Había recorrido a caballo la considerable distancia entre Kiyosu y Atsuta y ahora estaba dolorido por la silla de montar. Cabalgando a mujeriegas y algo inclinado hacia atrás, tarareaba quedamente.

Cuando el ejército llegó al cruce en las afueras de la población, se detuvo de súbito. En dos lugares, por la dirección de Marune y Washizu, se elevaban masas de humo negro. Una expresión de tristeza apareció en el semblante de Nobunaga, pues era casi seguro que las dos fortalezas habían caído. Aspiró hondo y habló rápidamente a sus servidores.

—No seguiremos la carretera de la costa. La marea matinal está ahora alta, por lo que sería inútil seguir esa ruta. Tomaremos el camino de montaña hasta la fortaleza de Tange. —Desmontó y dijo a uno de sus hombres—: Llama a los caciques de Atsuta.

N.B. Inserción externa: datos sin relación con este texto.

def conv_wgrad(x, dz, cin, cout, *, ks, stride, pad, stem=False, want_bias=True, workspace=None, out=None):
    n, h, w, cin_p = x.shape
    _, ho, wo, cout_p = dz.shape
    _need(dz, (n, ho, wo, cpad(cout)), x.dtype, "dz")
    _need(x, (n, h, w, 16 if stem else cpad(cin)), x.dtype, "x")
    need = wgrad_workspace_bytes(n, h, w, cin, ho, wo, cout, ks, stride, pad, stem, x.dtype)
    if workspace is None or workspace.numel() * workspace.element_size() < need:
        workspace = torch.empty((need + 3) // 4, dtype=torch.float32, device=x.device)
    kk = 7 if stem else ks
    if out is None:
        dw = torch.empty((cout, cin, kk, kk), dtype=torch.float32, device=x.device)
        db = torch.empty(cout, dtype=torch.float32, device=x.device) if want_bias else None
    else:
        dw, db = out
        _need(dw, (cout, cin, kk, kk), torch.float32, "dw")
        _need(db, (cout,), torch.float32, "db")
    end = TIMER.bracket(("wgrad", cin_p, cout_p, ks, stride, n, ho, wo)) if TIMER else None
    L.check(L.lib().mil_conv_wgrad(x.data_ptr(), dz.data_ptr(), dw.data_ptr(), L.ptr(db), workspace.data_ptr(),
                                   workspace.numel() * workspace.element_size(), n, h, w, cin, ho, wo, cout, ks, stride,
                                   pad, 1 if stem else 0, 0 if out is None else 1, L.dt_code(x.dtype, mma=True), L.stream_ptr()),
            "mil_conv_wgrad")
    if end is not None:
        end.record()
    return dw, db


def bwd_fused_workspace_bytes(n, h, w, cout, cin, ks, pad, dtype, dense=False):
    need = ctypes.c_size_t(0)
    rc = L.lib().mil_conv_bwd_fused_workspace(ctypes.byref(need), n, h, w, cout, cin, ks, pad, L.dt_code(dtype, dense, mma=True))
    if rc == 2:
        return None
    L.check(rc, "mil_conv_bwd_fused_workspace")
    return need.value


def conv_bwd_fused(dz, wpack_dgrad, x, cin, cout, *, addend=None, mask=True, ks=3, pad=1, workspace=None, slope=LEAK,
                   out=None):
    n, h, w, cz = dz.shape
    dense = cz == cout and cpad(cout) != cout
    need = bwd_fused_workspace_bytes(n, h, w, cout, cin, ks, pad, dz.dtype, dense)
    if need is None:
        return None
    _need(dz, (n, h, w, cout if dense else cpad(cout)), dz.dtype, "dz")
    _need(x, (n, h, w, cpad(cin)), dz.dtype, "x")
    _need(addend, (n, h, w, cin if dense else cpad(cin)), dz.dtype, "addend")
    if workspace is None or workspace.numel() * workspace.element_size() < need:
        workspace = torch.empty((need + 3) // 4, dtype=torch.float32, device=dz.device)
    dx = torch.empty((n, h, w, cin), dtype=dz.dtype, device=dz.device) if dense else torch.empty_like(x)
    if out is None:
        dw = torch.empty((cout, cin, ks, ks), dtype=torch.float32, device=dz.device)
        db = torch.empty(cout, dtype=torch.float32, device=dz.device)
    else:
        dw, db = out
        _need(dw, (cout, cin, ks, ks), torch.float32, "dw")
        _need(db, (cout,), torch.float32, "db")
    end = TIMER.bracket(("bwd_fused", cpad(cout), cpad(cin), ks, 1, False, n, h, w, addend is not None)) if TIMER else None
    L.check(L.lib().mil_conv_bwd_fused(dz.data_ptr(), wpack_dgrad.data_ptr(), x.data_ptr(), L.ptr(addend), dx.data_ptr(),
                                       dw.data_ptr(), db.data_ptr(), workspace.data_ptr(),
                                       workspace.numel() * workspace.element_size(), n, h, w, cout, cin, ks, pad,
                                       1 if mask else 0, 0 if out is None else 1, slope, L.dt_code(dz.dtype, dense, mma=True), L.stream_ptr()),
            "mil_conv_bwd_fused")
    if end is not None:
        end.record()
    return dx, dw, db


def maxpool_fwd(x):
    n, h, w, cp = x.shape
    ho, wo = (h - 1) // 2 + 1, (w - 1) // 2 + 1
    y = torch.empty((n, ho, wo, cp), dtype=x.dtype, device=x.device)
    widx = torch.empty((n, ho, wo, cp), dtype=torch.uint8, device=x.device)
    L.check(L.lib().mil_maxpool_fwd(x.data_ptr(), y.data_ptr(), widx.data_ptr(), n, h, w, cp, L.dt_code(x.dtype),
                                    L.stream_ptr()), "mil_maxpool_fwd")
    return y, widx


def maxpool_bwd(gy, widx, in_hw, lrelu_mask=True, slope=LEAK):
    n, ho, wo, cp = widx.shape
    h, w = in_hw
    if ((h - 1) // 2 + 1, (w - 1) // 2 + 1) != (ho, wo):
        raise ValueError(f"pool input {h}x{w} does not produce {ho}x{wo}")
    _need(gy, widx.shape, gy.dtype, "gy")
    gx = torch.empty((n, h, w, cp), dtype=gy.dtype, device=gy.device)
    L.check(L.lib().mil_maxpool_bwd(gy.data_ptr(), widx.data_ptr(), gx.data_ptr(), n, h, w, cp, 1 if lrelu_mask else 0,
                                    slope, L.dt_code(gy.dtype), L.stream_ptr()), "mil_maxpool_bwd")
    return gx


BLOCK_FWD_CHANNELS = (24,)


def conv_block_fwd(x, wpack1, bias1, wpack2, bias2, *, slope=LEAK):
    n, h, w, cp = x.shape
    code = L.dt_code(x.dtype, mma=True)
    if code == L.MIL_DT_F32S:
        if cp != 24 or h < 8 or w < 16:
            return None
    elif x.dtype != torch.bfloat16 or cp not in BLOCK_FWD_CHANNELS or h < 16 or w < 16:
        return None
    _need(x, x.shape, x.dtype, "x")
    o1 = torch.empty_like(x)
    y = torch.empty_like(x)
    end = TIMER.bracket(("block_fwd", cp, n, h, w)) if TIMER else None
    rc = L.lib().mil_conv_block_fwd(x.data_ptr(), wpack1.data_ptr(), L.ptr(bias1), wpack2.data_ptr(), L.ptr(bias2),
                                    o1.data_ptr(), y.data_ptr(), n, h, w, cp, slope, code, L.stream_ptr())
    if rc == 2:
        return None
    L.check(rc, "mil_conv_block_fwd")
    if end is not None:
        end.record()
    return o1, y


RESIDENT_SHAPES = ((80, 8, 8), (64, 16, 16), (80, 10, 10), (64, 19, 19))


class _ChainConv(ctypes.Structure):
    _fields_ = [("wpack", ctypes.c_void_p), ("bias", ctypes.c_void_p), ("res", ctypes.c_void_p), ("act", ctypes.c_void_p),
                ("out", ctypes.c_void_p), ("lrelu", ctypes.c_int), ("pad_", ctypes.c_int)]


def conv_chain(x, convs, *, slope=LEAK):
    n, h, w, cp = x.shape
    code = L.dt_code(x.dtype, mma=True)
    if code not in (L.MIL_DT_BF16, L.MIL_DT_F32S) or (cp, h, w) not in RESIDENT_SHAPES or not 1 <= len(convs) <= 6:
        return None
    _need(x, x.shape, x.dtype, "x")
    outs = [torch.empty_like(x) for _ in convs]
    arr = (_ChainConv * len(convs))()
    for k, c in enumerate(convs):
        ops_ = {}
        for name in ("res", "act"):
            t = c.get(name)
            if isinstance(t, int):
                if not 0 <= t < k:
                    raise ValueError(f"conv {k}: {name} refers to conv {t}, which is not earlier in the chain")
                t = outs[t]
            _need(t, x.shape, x.dtype, name)
            ops_[name] = t
        arr[k].wpack = c["w"].data_ptr()
        arr[k].bias = L.ptr(c.get("bias"))
        arr[k].res, arr[k].act = L.ptr(ops_["res"]), L.ptr(ops_["act"])
        arr[k].out = outs[k].data_ptr()
        arr[k].lrelu = 1 if c.get("lrelu") else 0
    end = TIMER.bracket(("chain", cp, n, h, w, len(convs))) if TIMER else None
    rc = L.lib().mil_conv_chain(x.data_ptr(), ctypes.addressof(arr), len(convs), n, h, w, cp, slope, code, L.stream_ptr())
    if rc == 2:
        return None
    L.check(rc, "mil_conv_chain")
    if end is not None:
        end.record()
    return outs


def conv_pair(x, wA, biasA, wB, biasB, *, resA=None, actA=None, lreluA=False, resB=None, actB=None, lreluB=False, slope=LEAK):
    outs = conv_chain(x, [dict(w=wA, bias=biasA, res=resA, act=actA, lrelu=lreluA),
                          dict(w=wB, bias=biasB, res=resB, act=actB, lrelu=lreluB)], slope=slope)
    return None if outs is None else (outs[0], outs[1])


def conv_s2_entry(x, wpack3, bias_pad, wpack1, cout_p, *, slope=LEAK):
    n, h, w, cin_p = x.shape
    code = L.dt_code(x.dtype, mma=True)
    if code not in (L.MIL_DT_BF16, L.MIL_DT_F32S):
        return None
    _need(x, x.shape, x.dtype, "x")
    ho, wo = (h - 1) // 2 + 1, (w - 1) // 2 + 1
    y1 = torch.empty((n, ho, wo, cout_p), dtype=x.dtype, device=x.device)
    y2 = torch.empty_like(y1)
    end = TIMER.bracket(("s2_entry", cin_p, cout_p, n, h, w)) if TIMER else None
    rc = L.lib().mil_conv_s2_entry(x.data_ptr(), wpack3.data_ptr(), L.ptr(bias_pad), wpack1.data_ptr(), y1.data_ptr(),
                                   y2.data_ptr(), n, h, w, cin_p, cout_p, slope, code, L.stream_ptr())
    if rc == 2:
        return None
    L.check(rc, "mil_conv_s2_entry")
    if end is not None:
        end.record()
    return y1, y2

El hombre se volvió hacia la multitud que se alineaba a lo largo de la calzada y gritó lo bastante alto para que le oyeran. Enviaron soldados en busca de los caciques y poco después dos de ellos llegaron a presencia de Nobunaga. Éste se dirigió así a ellos:

—Me habéis visto muy a menudo, por lo que no soy precisamente una novedad para vosotros, pero voy a ofreceros algo realmente peculiar: la cabeza con los dientes ennegrecidos del señor de Suruga. Nunca la habéis visto, pero hoy vais a verla, porque habéis nacido en mi provincia de Owari. Así que subid a alguna elevación y contemplad esta gran batalla.

»Recorred Atsuta y decid a la gente que recoja gallardetes de festival y grímpolas y que los arreglen de manera que al enemigo le parezcan banderas y estandartes. Colocad telas rojas, blancas o de cualquier otro color en las ramas de los árboles y las cimas de las colinas, y llenad el cielo de grímpolas ondeantes. ¿Entendido?

Cuando los caballos habían avanzado una media legua y Nobunaga se volvió a mirar, innumerables banderas y estandartes ondeaban en todo Atsuta. Parecía como si un enorme ejército de Kiyosu hubiera avanzado hasta la ciudad y estuviera descansando allí.

Hacía un calor opresivo, más intenso de lo que había sido en muchos años a principios del verano, como los ancianos recordarían más adelante. El sol subió a lo alto y los caballos pisaban una tierra que llevaba diez días sin recibir el alivio de la lluvia. El ejército se llenaba de polvo en su avance.

Vida o muerte...; junto con las riendas, Nobunaga las tenía en sus manos mientras galopaba. Sus soldados le veían ya como un bizarro heraldo de la muerte, ya como un líder que ofrecía la esperanza de una vida más brillante. Al margen de la opinión que adoptaran o del resultado final, la confianza en su líder era compartida por todo el ejército que seguía a aquel hombre sin una sola queja.